Indeed, since early works such as The Reasons Why the Closet-Man Is Never Sad or The Wounded Breakfast, Edson has suggested that the categories commonly used to organize the world are not simply arbitrary, but ludicrous. In "Urinating," in the new book, a speaker tells us: "After urinating I was ready for anything. I said, fella, you name it. // Of course I was speaking to myself. I call myself fella to keep a professional distance. If I used my actual name I might implode into subjectivity." This fear of imploding into subjectivity, or the desire to keep a "professional distance," is crucial to Edson's work. Human beings may act as if everything is normal, but it never has been. In fact, the aggressively normal, quintessentially American rhetoric of these poems, plodding through a universe where men might pretend to be bowling balls or a woman might knit her husband's beard into her shawl, describes to us again and again the way we think.
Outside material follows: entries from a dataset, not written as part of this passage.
# muzishen/IMAGDressing

Measured on NVIDIA H100. Metric: images/sec, 512x512 50-step DDIM garment-conditioned (CFG), higher is better.
Workload: dtype bf16

## Files before the change

### imagdressing_b200/_lib.py

```python
from __future__ import annotations

import ctypes
import os
from ctypes import POINTER, Structure, c_char_p, c_float, c_int, c_int32, c_int64, c_void_p

_HERE = os.path.dirname(os.path.abspath(__file__))
LIB_PATH = os.path.join(_HERE, "libimagd_b200.so")

IMAGD_OK = 0
ACT_NONE, ACT_GEGLU, ACT_SILU, ACT_GELU, ACT_QUICK_GELU = 0, 1, 2, 3, 4


class Epilogue(Structure):

    _fields_ = [
        ("bias", c_void_p),
        ("rowvec", c_void_p),
        ("rowvec_ld", c_int64),
        ("rows_per_group", c_int32),
        ("act", c_int32),
        ("residual", c_void_p),
        ("ldr", c_int64),
        ("alpha", c_float),
        ("out_fp32", c_int32),
        ("row_stats_out", c_void_p),
        ("stats_ld", c_int64),
        ("row_stats_in", c_void_p),
        ("stats_in_ld", c_int64),
        ("stats_parts", c_int32),
        ("ln_dim", c_int32),
        ("ln_eps", c_float),
        ("colsum", c_void_p),
    ]


class AttnTrain(Structure):

    _fields_ = [("lse", c_void_p), ("out_s0", c_void_p), ("out_s1", c_void_p), ("ld_s", c_int64), ("lq_pad", c_int32)]


class KVStream(Structure):

    _fields_ = [
        ("k", c_void_p),
        ("v", c_void_p),
        ("ld", c_int64),
        ("len", c_int32),
        ("sample_rows", c_int32),
        ("broadcast", c_int32),
        ("n_query_samples", c_int32),
        ("out_scale", c_float),
    ]


SIGNATURES = {
    "imagd_version": (c_int, []),
    "imagd_last_error": (c_char_p, []),
    "imagd_device_check": (c_int, []),
    "imagd_gemm_bf16": (c_int, [c_void_p, c_int64, c_void_p, c_int64, c_void_p, c_int64, c_int, c_int, c_int,
                                POINTER(Epilogue), c_void_p]),
    "imagd_gemm_debug_force": (c_int, [c_int, c_int, c_int]),
    "imagd_gemm_debug_log": (c_int, [c_int, c_char_p, c_int]),
    "imagd_gemm_debug_timeline": (c_int, [c_void_p]),
    "imagd_gemm_tile_count_n": (c_int, [c_int, c_int, c_int]),
    "imagd_conv3x3_bf16": (c_int, [c_void_p, c_int64, c_int, c_int, c_int, c_int, c_void_p, c_void_p, c_int64, c_int,
                                   POINTER(Epilogue), c_void_p]),
    "imagd_upconv3x3_bf16": (c_int, [c_void_p, c_int64, c_int, c_int, c_int, c_int, c_void_p, c_void_p, c_int64, c_int,
                                     POINTER(Epilogue), c_void_p]),
    "imagd_attention_bf16": (c_int, [c_void_p, c_int64, c_void_p, c_int64, c_int, c_int, c_int, c_int,
                                     POINTER(KVStream), POINTER(KVStream), c_float, c_void_p]),
    "imagd_attention_causal_bf16": (c_int, [c_void_p, c_int64, c_void_p, c_int64, c_int, c_int, c_int, c_int,
                                            POINTER(KVStream), c_float, c_void_p]),
    "imagd_groupnorm_ws_bytes": (c_int64, [c_int, c_int, c_int, c_int]),
    "imagd_groupnorm_bf16": (c_int, [c_void_p, c_int64, c_void_p, c_int64, c_int, c_int, c_int, c_int, c_void_p,
                                     c_void_p, c_float, c_int, c_void_p, c_void_p]),
    "imagd_layernorm_bf16": (c_int, [c_void_p, c_int64, c_void_p, c_int64, c_int, c_int, c_void_p, c_void_p, c_float,
                                     c_void_p]),
    "imagd_concat_add_bf16": (c_int, [c_void_p, c_int64, c_int, c_void_p, c_int64, c_void_p, c_int64, c_int, c_void_p,
                                      c_int64, c_void_p, c_int64, c_int64, c_void_p]),
    "imagd_upsample2x_bf16": (c_int, [c_void_p, c_void_p, c_int, c_int, c_int, c_int, c_void_p]),
    "imagd_im2col3x3_s2_bf16": (c_int, [c_void_p, c_void_p, c_int, c_int, c_int, c_int, c_void_p]),
    "imagd_im2col3x3_s2_pad_bf16": (c_int, [c_void_p, c_void_p, c_int, c_int, c_int, c_int, c_int, c_void_p]),
    "imagd_embed_tokens_bf16": (c_int, [c_void_p, c_void_p, c_void_p, c_void_p, c_int, c_int, c_int, c_int, c_void_p]),
    "imagd_patchify_bf16": (c_int, [c_void_p, c_void_p, c_int, c_int, c_int, c_int, c_int, c_void_p]),
    "imagd_broadcast_row_bf16": (c_int, [c_void_p, c_void_p, c_int, c_int64, c_int, c_int, c_void_p]),
    "imagd_softmax_rows": (c_int, [c_void_p, c_int64, c_void_p, c_int64, c_int64, c_int, c_float, c_void_p]),
    "imagd_conv3x3_direct_bf16": (c_int, [c_void_p, c_int, c_int, c_int, c_int, c_void_p, c_void_p, c_void_p, c_int,
                                          c_int, c_int, c_int, c_void_p, c_void_p]),
    "imagd_nchw_f32_to_nhwc_bf16": (c_int, [c_void_p, c_void_p, c_int, c_int, c_int, c_int, c_int, c_int, c_void_p]),
    "imagd_timestep_embedding": (c_int, [c_void_p, c_void_p, c_void_p, c_int, c_int, c_void_p]),
    "imagd_linear_small_m": (c_int, [c_void_p, c_int64, c_void_p, c_int64, c_void_p, c_void_p, c_int64, c_int, c_int,
                                     c_int, c_int, c_int, c_void_p]),
    "imagd_cfg_ddim_step": (c_int, [c_void_p, c_void_p, c_float, c_void_p, c_void_p, c_void_p, c_void_p, c_void_p,
                                    c_void_p, c_void_p, c_int, c_int, c_int, c_void_p]),
    "imagd_nchw_f32_to_nhwc_bf16_scaled": (c_int, [c_void_p, c_void_p, c_int, c_int, c_int, c_int, c_int, c_int, c_void_p,
                                                   c_void_p, c_void_p]),
    "imagd_cfg_sampler_step": (c_int, [c_void_p, c_void_p, c_float, c_void_p, c_void_p, c_void_p, c_void_p, c_void_p,
                                       c_void_p, c_void_p, c_void_p, c_void_p, c_int, c_int, c_int, c_void_p]),
    "imagd_attention_train_fwd_bf16": (c_int, [c_void_p, c_int64, c_void_p, c_int64, c_int, c_int, c_int, c_int,
                                               POINTER(KVStream), POINTER(KVStream), c_float, POINTER(AttnTrain), c_void_p]),
    "imagd_attention_bwd_prep": (c_int, [c_void_p, c_int64, c_void_p, c_void_p, c_int64, c_float, c_float, c_void_p, c_int,
                                         c_int, c_int, c_int, c_int, c_void_p]),
    "imagd_attention_bwd_bf16": (c_int, [c_void_p, c_int64, c_void_p, c_int64, c_int, c_int, c_int, c_int, POINTER(KVStream),
                                         POINTER(KVStream), c_float, c_void_p, c_void_p, c_int, c_void_p, c_int64, c_void_p,
                                         c_void_p, c_int64, c_void_p, c_void_p, c_int64, c_void_p]),
    "imagd_transpose_bf16": (c_int, [c_void_p, c_int64, c_void_p, c_int64, c_int, c_int, c_int, c_void_p]),
    "imagd_conv_weight_layout_bf16": (c_int, [c_void_p, c_void_p, c_int, c_int, c_int, c_void_p]),
    "imagd_conv_weight_flip_bf16": (c_int, [c_void_p, c_void_p, c_int, c_int, c_void_p]),
    "imagd_im2col3x3_t_bf16": (c_int, [c_void_p, c_void_p, c_int64, c_int, c_int, c_int, c_int, c_void_p]),
    "imagd_col2im3x3_s2_bf16": (c_int, [c_void_p, c_void_p, c_int, c_int, c_int, c_int, c_void_p]),
    "imagd_downsum2x_bf16": (c_int, [c_void_p, c_void_p, c_int, c_int, c_int, c_int, c_void_p]),
    "imagd_colreduce_ws_bytes": (c_int64, [c_int, c_int, c_int]),
    "imagd_colsum_bf16": (c_int, [c_void_p, c_int64, c_int, c_int, c_int, c_void_p, c_int, c_void_p, c_void_p]),
    "imagd_layernorm_bwd_bf16": (c_int, [c_void_p, c_int64, c_void_p, c_int64, c_void_p, c_int64, c_int, c_int, c_void_p,
                                         c_float, c_void_p, c_void_p, c_int, c_void_p, c_void_p, c_void_p]),
    "imagd_groupnorm_stats_bf16": (c_int, [c_void_p, c_int64, c_void_p, c_int64, c_int, c_int, c_int, c_int, c_void_p,
                                           c_void_p, c_float, c_int, c_void_p, c_void_p, c_void_p]),
    "imagd_groupnorm_bwd_ws_bytes": (c_int64, [c_int, c_int, c_int, c_int]),
    "imagd_groupnorm_bwd_bf16": (c_int, [c_void_p, c_void_p, c_void_p, c_int, c_int, c_int, c_int, c_void_p, c_void_p,
                                         c_void_p, c_int, c_void_p, c_void_p, c_int, c_void_p, c_void_p]),
    "imagd_act_bf16": (c_int, [c_void_p, c_void_p, c_void_p, c_int64, c_int, c_void_p]),
    "imagd_geglu_bf16": (c_int, [c_void_p, c_int64, c_void_p, c_void_p, c_int64, c_int64, c_int, c_void_p]),
    "imagd_mse_loss_grad": (c_int, [c_void_p, c_void_p, c_void_p, c_void_p, c_int64, c_float, c_void_p, c_void_p]),
    "imagd_adamw_step": (c_int, [c_void_p, c_void_p, c_void_p, c_void_p, c_void_p, c_int64, c_float, c_float, c_float,
                                 c_float, c_float, c_int, c_float, c_void_p]),
    "imagd_adamw_step_dev": (c_int, [c_void_p, c_void_p, c_void_p, c_void_p, c_void_p, c_int64, c_float, c_float, c_float,
# ... 102 lines not shown
```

The humor of these works, if they are humorous, becomes the humor of recognition—even if the recognition is tinged with regret at one's own foolishness, as the rational thought of Edson's characters only contributes to the absurdity of his work.

• • •

The poems in The Tormented Mirror, and Edson's poems generally, can also teach us how to imagine or describe worlds other than the one we now inhabit. Sometimes he teaches by having his subjects change forms: a man becomes a pig; a woman becomes her father; a family becomes a cast of characters in a play. With each transformation, the drama of the poem becomes the clash of former life with latter life—and yet these changes are presented as if they were natural, normal, always meant to occur. In some cases, the poem begins in an entirely alien world, and Edson makes this world less alien through the persuasive power of nonchalance. In "A Redundancy of Horses," one horse begins to ride another, causing a conversation between a stable-keeper and his wife about whether such a thing is redundant. "Meanwhile the horse had saddled up a mare, and was riding her away into a dark wood…." In "The Sweet Tooth," real and unreal clash, but then the clash loses its force just as quickly: "A little girl made of sugar and spice and everything nice was eaten by someone with a sweet tooth the size of an elephant's tusk. //Ah, he said, this darn tooth, it's driving me nuts." Faced with absurdity, a speaker responds flatly; similarly, individuals in a larger society constantly move forward in staunch ignorance of the mutability and illogic of life itself. Edson's new work, along with Delville's grand critical history, should expand and deepen contemporary knowledge of the prose poem.